An awkward silence fell over the group. I was completely confused. I then asked a few of the girls standing closest to me, “Doesn’t Santa bring you gifts?” They all just shook their heads.
Coexisting: Christmas and Hanukkah
This field trip began as a way for the Jewish girls to better understand the Christmas celebration. What happened next was a life-changing moment for me; this field trip transformed into an educational experience about the Jewish religion. This was my first exposure to people of a different faith. They excitedly told me about Hanukkah. For eight nights each year, Jewish people celebrate the Festival of Lights. I learned that Hanukkah celebrates the miracles that occurred more than 2,000 years ago when Judah and the Maccabees fought against religious persecution and rededicated the Holy Temple in Jerusalem. They lit the menorah (a candelabrum) with only one day’s worth of oil that miraculously lasted for eight nights. Hence the reason why this yearly celebration includes the lighting of a candle each progressive night over eight evenings.
We only lived in Niles for two years, relocating once more in Illinois and then several times in Oregon. Still, this field trip broke down barriers for me and for my family. We were embraced by this community. I was invited to participate in Hanukkah lightings and attend Bar Mitzvahs and Bat Mitzvahs. I cannot tell you the exact number of neighborhood friends I had during this time but it was a large amount. I had roller skating friends, both male and female. I also had a large group of Barbie doll aficionados as friends.
Many of my friends’ parents were Holocaust survivors. I frequently saw the tattooed numbers on either their forearms or upper arms. My innocent questions about these numbers were patiently answered; the true horrors were never completely revealed to me since I was just a child. I did comprehend from their answers that the world war these survivors referred to was a time of terrible sadness and great suffering. When I would inquire, it seemed that every mother or father would kiss me on the head and say a blessing in Hebrew. The blessing would then be translated to me in English. They would ask that God bless me and hope that the world would never know such evilness again.
Merry Christmas and Happy… Hanukkah, Ashura, St. Nicholas Day, Bodhi Day, Virgin of Guadalupe, Santa Lucia Day, Los Posadas, Boxing Day, Kwanzaa, and any other holiday I may have missed
As an adult, I try to acknowledge the celebrations of other religions.

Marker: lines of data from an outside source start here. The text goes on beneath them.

+template <bool F16>
+__global__ __launch_bounds__(256) void wavenet_block_kernel(const WavenetBlock d) {
+  extern __shared__ __attribute__((aligned(16))) unsigned char lds_raw[];
+  unsigned short* xs = reinterpret_cast<unsigned short*>(lds_raw);
+  unsigned short* as = reinterpret_cast<unsigned short*>(lds_raw + WN_XS_BYTES);
+  unsigned short* gs = reinterpret_cast<unsigned short*>(lds_raw + WN_XS_BYTES + WB_AS_BYTES);
+  const TtsTile tile = d.tiles[blockIdx.x];
+  const int c0 = tile.row0 - WB_HALO;
+  const int tid = threadIdx.x, lane = tid & 63, lrow = lane & 31, lk = lane >> 5;
+  const int wave = __builtin_amdgcn_readfirstlane(tid >> 6);
+  const int P0 = (wave * 5 + 1) / 3, P1 = wave < 2 ? 1 : 4, fP = wave & 1, fQ = fP ^ 1;
+  auto clamp_row = [&](int gr) __attribute__((always_inline)) { return gr < tile.seq_begin ? tile.seq_begin : (gr >= tile.seq_end ? tile.seq_end - 1 : gr); };
+  auto pick = [&](auto (&arr)[4], int i) __attribute__((always_inline)) { return i == 0 ? arr[0] : (i == 1 ? arr[1] : (i == 2 ? arr[2] : arr[3])); };
+
+  typedef unsigned int u32x4 __attribute__((ext_vector_type(4)));
+  u32x4 wr[WN_DEPTH][WN_L];
+  const char *q0, *q1, *q2, *q3;
+  size_t qs;
+  auto request = [&](int slot) __attribute__((always_inline)) {
+    TTS_GLOAD128(wr[slot][0], q0);
+    TTS_GLOAD128(wr[slot][1], q1);
+    TTS_GLOAD128(wr[slot][2], q2);
+    TTS_GLOAD128(wr[slot][3], q3);
+    q0 += qs; q1 += qs; q2 += qs; q3 += qs;
+  };
+  auto arrive = [&](int slot) __attribute__((always_inline)) {
+    TTS_WAIT_VM((WN_DEPTH - 1) * WN_L);
+    TTS_PIN(wr[slot][0]);
+    TTS_PIN(wr[slot][1]);
+    TTS_PIN(wr[slot][2]);
+    TTS_PIN(wr[slot][3]);
+  };
+  auto stream_pairs = [&](const void* w, int n, int col0) __attribute__((always_inline)) {
+    const char* b = reinterpret_cast<const char*>(w) + ((size_t)lk * n + col0 + lrow) * 16;
+    q0 = b + P0 * 512; q1 = q0 + WN_H * 16; q2 = b + P1 * 512; q3 = q2 + WN_H * 16;
+    qs = (size_t)n * 32;
+  };
+  auto stream_res_skip = [&](const void* w, int n, int cb) __attribute__((always_inline)) {
+    const char* b = reinterpret_cast<const char*>(w) + ((size_t)lk * n + lrow) * 16 + cb * 512;
+    q0 = b; q1 = b + 512; q2 = b + 1024; q3 = q2;
+    qs = (size_t)n * 32;
+  };
+  auto publish = [&]() __attribute__((always_inline)) {
+    asm volatile("s_waitcnt lgkmcnt(0)" ::: "memory");
+    __builtin_amdgcn_s_barrier();
+  };
+
+  stream_pairs(d.w1[0], 2 * WN_H, 0);
+#pragma unroll
+  for (int u = 0; u < WN_DEPTH; ++u) request(u);
+
+  {
+    constexpr int GQ4 = WN_G / 4, GPER = WN_BM * GQ4 / 256, PER = 8;
+    static_assert(GPER % PER == 0, "g staging trips");
+#pragma unroll 1
+    for (int p0 = 0; p0 < GPER; p0 += PER) {
+      float4 v[PER];
+#pragma unroll
+      for (int p = 0; p < PER; ++p) {
+        const int e = tid + (p0 + p) * 256, r = e / GQ4, c4 = (e % GQ4) * 4;
+        v[p] = *reinterpret_cast<const float4*>(d.g + (size_t)clamp_row(c0 + r) * d.ld_g + c4);
+      }
+#pragma unroll
+      for (int p = 0; p < PER; ++p) {
+        const int e = tid + (p0 + p) * 256, r = e / GQ4, c4 = (e % GQ4) * 4;
+        *reinterpret_cast<uint2*>(gs + r * WN_GP + c4) = make_uint2(pack16<F16>(v[p].x, v[p].y), pack16<F16>(v[p].z, v[p].w));
+      }
+    }
+  }
+  f32x16 st[6];
+#pragma unroll
+  for (int j = 0; j < 6; ++j)
+#pragma unroll
+    for (int r = 0; r < 16; ++r) st[j][r] = 0.0f;
+  if (wave < 2) {
+    const float* xrP = d.x + (size_t)clamp_row(c0 + fP * 32 + lrow) * d.ld_x + lk * 8;
+    const float* xrQ = d.x + (size_t)clamp_row(c0 + fQ * 32 + lrow) * d.ld_x + lk * 8;
+    const char* wb = reinterpret_cast<const char*>(d.w0) + ((size_t)lk * d.w0_n + 96 * wave + lrow) * 16;
+#pragma unroll
+    for (int s = 0; s < WB_CIN / 16; ++s) {
+      const float4 p0 = *reinterpret_cast<const float4*>(xrP + 16 * s), p1 = *reinterpret_cast<const float4*>(xrP + 16 * s + 4);
+      const float4 r0 = *reinterpret_cast<const float4*>(xrQ + 16 * s), r1 = *reinterpret_cast<const float4*>(xrQ + 16 * s + 4);
+      const u32x4 uP = {pack16<F16>(p0.x, p0.y), pack16<F16>(p0.z, p0.w), pack16<F16>(p1.x, p1.y), pack16<F16>(p1.z, p1.w)};
+      const u32x4 uQ = {pack16<F16>(r0.x, r0.y), pack16<F16>(r0.z, r0.w), pack16<F16>(r1.x, r1.y), pack16<F16>(r1.z, r1.w)};
+#pragma unroll
+      for (int i = 0; i < 3; ++i) {
+        const u32x4 wf = *reinterpret_cast<const u32x4*>(wb + (size_t)s * d.w0_n * 32 + i * 512);
+        st[2 * i] = mfma16<F16>(__builtin_bit_cast(bf16x8, wf), __builtin_bit_cast(bf16x8, uP), st[2 * i]);
+        st[2 * i + 1] = mfma16<F16>(__builtin_bit_cast(bf16x8, wf), __builtin_bit_cast(bf16x8, uQ), st[2 * i + 1]);
+      }
+    }
+#pragma unroll
+    for (int j = 0; j < 6; ++j) {
+      const int cb = 3 * wave + (j >> 1), t = ((j & 1) ? fQ : fP) * 32 + lrow, gr = c0 + t;
+      const bool inside = gr >= tile.seq_begin && gr < tile.seq_end;
+#pragma unroll
+      for (int rq = 0; rq < 4; ++rq) {
+        const int c = cb * 32 + 8 * rq + 4 * lk;
+        const float4 b = *reinterpret_cast<const float4*>(d.b0 + c);
+        const float v0 = (st[j][4 * rq] + b.x) + 0.0f, v1 = (st[j][4 * rq + 1] + b.y) + 0.0f;
+        const float v2 = (st[j][4 * rq + 2] + b.z) + 0.0f, v3 = (st[j][4 * rq + 3] + b.w) + 0.0f;
+        st[j][4 * rq] = v0; st[j][4 * rq + 1] = v1; st[j][4 * rq + 2] = v2; st[j][4 * rq + 3] = v3;
+        *reinterpret_cast<uint2*>(xs + (t + 2) * WN_XP + c) = inside ? make_uint2(pack16<F16>(v0, v1), pack16<F16>(v2, v3)) : make_uint2(0u, 0u);
+      }
+    }
+  } else {
+    constexpr int Q4 = WN_XP / 4;
+    for (int e = tid - 128; e < 4 * Q4; e += 128) {
+      const int r = e / Q4, row = r < 2 ? r : WN_BM + r;
+      *reinterpret_cast<uint2*>(xs + row * WN_XP + (e % Q4) * 4) = make_uint2(0u, 0u);
+    }
+  }
+
+  f32x16 acc[6], accc[6];
+  auto xload = [&](bf16x8& xP, bf16x8& xQ, const unsigned short* xrow, int pitch) __attribute__((always_inline)) {
+    xP = *reinterpret_cast<const bf16x8*>(xrow + (fP * 32 + lrow) * pitch + lk * 8);
+    xQ = *reinterpret_cast<const bf16x8*>(xrow + (fQ * 32 + lrow) * pitch + lk * 8);
+  };
+  auto pair_step = [&](int slot, f32x16 (&a)[6], bf16x8& xP, bf16x8& xQ, const unsigned short* xnext, int pitch) __attribute__((always_inline)) {
+    const bf16x8 cP = xP, cQ = xQ;
+    xload(xP, xQ, xnext, pitch);
+    arrive(slot);
+    u32x4 wf[WN_L];
+#pragma unroll
+    for (int i = 0; i < WN_L; ++i) wf[i] = wr[slot][i];
+    a[0] = mfma16<F16>(__builtin_bit_cast(bf16x8, wf[0]), cP, a[0]);
+    a[1] = mfma16<F16>(__builtin_bit_cast(bf16x8, wf[0]), cQ, a[1]);
+    a[2] = mfma16<F16>(__builtin_bit_cast(bf16x8, wf[1]), cP, a[2]);
+    a[3] = mfma16<F16>(__builtin_bit_cast(bf16x8, wf[1]), cQ, a[3]);
+    a[4] = mfma16<F16>(__builtin_bit_cast(bf16x8, wf[2]), cP, a[4]);
+    a[5] = mfma16<F16>(__builtin_bit_cast(bf16x8, wf[3]), cP, a[5]);
+    request(slot);
+  };
+  bf16x8 xP, xQ;
+  auto window_at = [&](int s) __attribute__((always_inline)) {
+    s = s < WN_STEPS1 ? s : WN_STEPS1 - 1;
+    return xs + (s / (WN_H / 16)) * WN_XP + (s % (WN_H / 16)) * 16;
+  };
+
+#pragma unroll 1
+  for (int i = 0; i < 4; ++i) {
+    const float *b1 = pick(d.b1, i), *b2 = pick(d.b2, i);
+    const void* w2 = pick(d.w2, i);
+    const int n2 = i < 3 ? 2 * WN_H : WN_H, cbase = i < 3 ? 3 * wave : 3 * (wave & 1), ccol = i * 2 * WN_H;
+    publish();
+#pragma unroll
+    for (int j = 0; j < 6; ++j)
+#pragma unroll
+      for (int r = 0; r < 16; ++r) acc[j][r] = 0.0f;
+    xload(xP, xQ, window_at(0), WN_XP);
+#pragma unroll 1
+    for (int base = 0; base < WN_STEPS1; base += WN_DEPTH) {
+      if (base == WN_STEPS1 - WN_DEPTH) stream_pairs(d.wc, d.wc_n, ccol);
+#pragma unroll
+      for (int u = 0; u < WN_DEPTH; ++u) pair_step(u, acc, xP, xQ, window_at(base + u + 1), WN_XP);
+    }
+#pragma unroll
+    for (int j = 0; j < 6; ++j)
+#pragma unroll
+      for (int r = 0; r < 16; ++r) accc[j][r] = 0.0f;
+    xload(xP, xQ, gs, WN_GP);
+#pragma unroll 1
+    for (int base = 0; base < WN_STEPSC; base += WN_DEPTH) {
+      if (base == WN_STEPSC - WN_DEPTH) stream_res_skip(w2, n2, cbase);
+#pragma unroll
+      for (int u = 0; u < WN_DEPTH; ++u) {
+        const int s1 = base + u + 1 < WN_STEPSC ? base + u + 1 : WN_STEPSC - 1;
+        pair_step(u, accc, xP, xQ, gs + s1 * 16, WN_GP);
+      }
+    }
+    {
+      auto gate = [&](const f32x16& aa, const f32x16& ag, const f32x16& ca, const f32x16& cg, int pb, int f) __attribute__((always_inline)) {
+        const int t = f * 32 + lrow;
+#pragma unroll
+        for (int rq = 0; rq < 4; ++rq) {
+          const int c = pb * 32 + 8 * rq + 4 * lk;
+          const float4 ba = *reinterpret_cast<const float4*>(b1 + c), bg = *reinterpret_cast<const float4*>(b1 + WN_H + c);
+          float pa[4], pg[4];
+          const float4 ea = *reinterpret_cast<const float4*>(d.bc + ccol + c), eg = *reinterpret_cast<const float4*>(d.bc + ccol + WN_H + c);
+          const float eav[4] = {ea.x, ea.y, ea.z, ea.w}, egv[4] = {eg.x, eg.y, eg.z, eg.w};
+#pragma unroll
+          for (int q = 0; q < 4; ++q) {
+            pa[q] = (ca[4 * rq + q] + eav[q]) + 0.0f;
+            pg[q] = (cg[4 * rq + q] + egv[q]) + 0.0f;
+          }
+          const float bav[4] = {ba.x, ba.y, ba.z, ba.w}, bgv[4] = {bg.x, bg.y, bg.z, bg.w};
+          float v[4];
+#pragma unroll
+          for (int q = 0; q < 4; ++q) {
+            const float av = aa[4 * rq + q] + bav[q] + pa[q], gvv = ag[4 * rq + q] + bgv[q] + pg[q];
+            const float th = 2.0f * __builtin_amdgcn_rcpf(1.0f + __expf(-2.0f * av)) - 1.0f;
+            v[q] = th * __builtin_amdgcn_rcpf(1.0f + __expf(-gvv));
+          }
+          *reinterpret_cast<uint2*>(as + t * WN_XP + c) = make_uint2(pack16<F16>(v[0], v[1]), pack16<F16>(v[2], v[3]));
+        }
+      };
+      gate(acc[0], acc[2], accc[0], accc[2], P0, fP);
+      gate(acc[1], acc[3], accc[1], accc[3], P0, fQ);
+      gate(acc[4], acc[5], accc[4], accc[5], P1, fP);
+#pragma unroll
+      for (int j = 0; j < 6; ++j)
+#pragma unroll
+        for (int r = 0; r < 16; ++r) acc[j][r] = 0.0f;
+    }
+    publish();
+    xload(xP, xQ, as, WN_XP);
+#pragma unroll 1
+    for (int base = 0; base < WN_STEPS2; base += WN_DEPTH) {
+      if (base == WN_STEPS2 - WN_DEPTH) {
+        if (i < 3) {
+          stream_pairs(pick(d.w1, i + 1), 2 * WN_H, 0);
+        } else {
+          q0 -= qs; q1 -= qs; q2 -= qs; q3 -= qs;
+          qs = 0;
+        }
+      }
+#pragma unroll
+      for (int u = 0; u < WN_DEPTH; ++u) {
+        const bf16x8 cP = xP, cQ = xQ;
+        const int s1 = base + u + 1 < WN_STEPS2 ? base + u + 1 : WN_STEPS2 - 1;
+        xload(xP, xQ, as + s1 * 16, WN_XP);
+        arrive(u);
+        u32x4 wf[3];
+#pragma unroll
+        for (int k = 0; k < 3; ++k) wf[k] = wr[u][k];
+        acc[0] = mfma16<F16>(__builtin_bit_cast(bf16x8, wf[0]), cP, acc[0]);
+        acc[1] = mfma16<F16>(__builtin_bit_cast(bf16x8, wf[0]), cQ, acc[1]);
+        acc[2] = mfma16<F16>(__builtin_bit_cast(bf16x8, wf[1]), cP, acc[2]);
+        acc[3] = mfma16<F16>(__builtin_bit_cast(bf16x8, wf[1]), cQ, acc[3]);
+        acc[4] = mfma16<F16>(__builtin_bit_cast(bf16x8, wf[2]), cP, acc[4]);
+        acc[5] = mfma16<F16>(__builtin_bit_cast(bf16x8, wf[2]), cQ, acc[5]);
+        request(u);
+      }
+    }
+#pragma unroll
+    for (int j = 0; j < 6; ++j) {
+      const int cb = cbase + (j >> 1), t = ((j & 1) ? fQ : fP) * 32 + lrow, gr = c0 + t;
+      const bool inside = gr >= tile.seq_begin && gr < tile.seq_end;
+#pragma unroll
+      for (int rq = 0; rq < 4; ++rq) {
+        const int c = cb * 32 + 8 * rq + 4 * lk;
+        const float4 b = *reinterpret_cast<const float4*>(b2 + c);
+        const float v0 = (acc[j][4 * rq] + b.x) + st[j][4 * rq], v1 = (acc[j][4 * rq + 1] + b.y) + st[j][4 * rq + 1];
+        const float v2 = (acc[j][4 * rq + 2] + b.z) + st[j][4 * rq + 2], v3 = (acc[j][4 * rq + 3] + b.w) + st[j][4 * rq + 3];
+        st[j][4 * rq] = v0; st[j][4 * rq + 1] = v1; st[j][4 * rq + 2] = v2; st[j][4 * rq + 3] = v3;
+        if (i < 3 && wave < 2)
+          *reinterpret_cast<uint2*>(xs + (t + 2) * WN_XP + c) = inside ? make_uint2(pack16<F16>(v0, v1), pack16<F16>(v2, v3)) : make_uint2(0u, 0u);
+      }
+    }
+  }
+  TTS_WAIT_VM(0);
+#pragma unroll
+  for (int u = 0; u < WN_DEPTH; ++u) {
+    TTS_PIN(wr[u][0]);
+    TTS_PIN(wr[u][1]);
+    TTS_PIN(wr[u][2]);
+    TTS_PIN(wr[u][3]);
+  }
+  if (wave >= 2) {
+#pragma unroll
+    for (int j = 0; j < 6; ++j) {
+      const int cb = 3 * (wave - 2) + (j >> 1), t = ((j & 1) ? fQ : fP) * 32 + lrow, row = c0 + t;
+      if (t < WB_HALO || t >= WB_HALO + WB_OUT || row >= tile.seq_end) continue;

I may not practice their faith but, by extending my wishes, I am honoring them as fellow humans on this life journey. I know that most people must be aware of my holiday celebration – Christmas. You would have to live in a remote part of the world or under a rock to miss the commercialism and sensationalism of Christmas. For Christians, this marks the birth of our savior, Jesus Christ. For retailers, this offers the opportunity for a financial windfall. For all others, I hope that they can at least appreciate the joyfulness and concept of generosity of this holiday season. So, if you have the Bah, Humbugs – please try to shake them off and embrace all that is merry and bright!
NOTE: The holidays may be a time of great sadness for many people – people who cannot embrace all that is merry and bright. If you or someone you know is struggling with depression or other mental health issues during this holiday season, the National Alliance on Mental Illness (NAMI) has a hotline at: 1-800-950-NAMI (6264).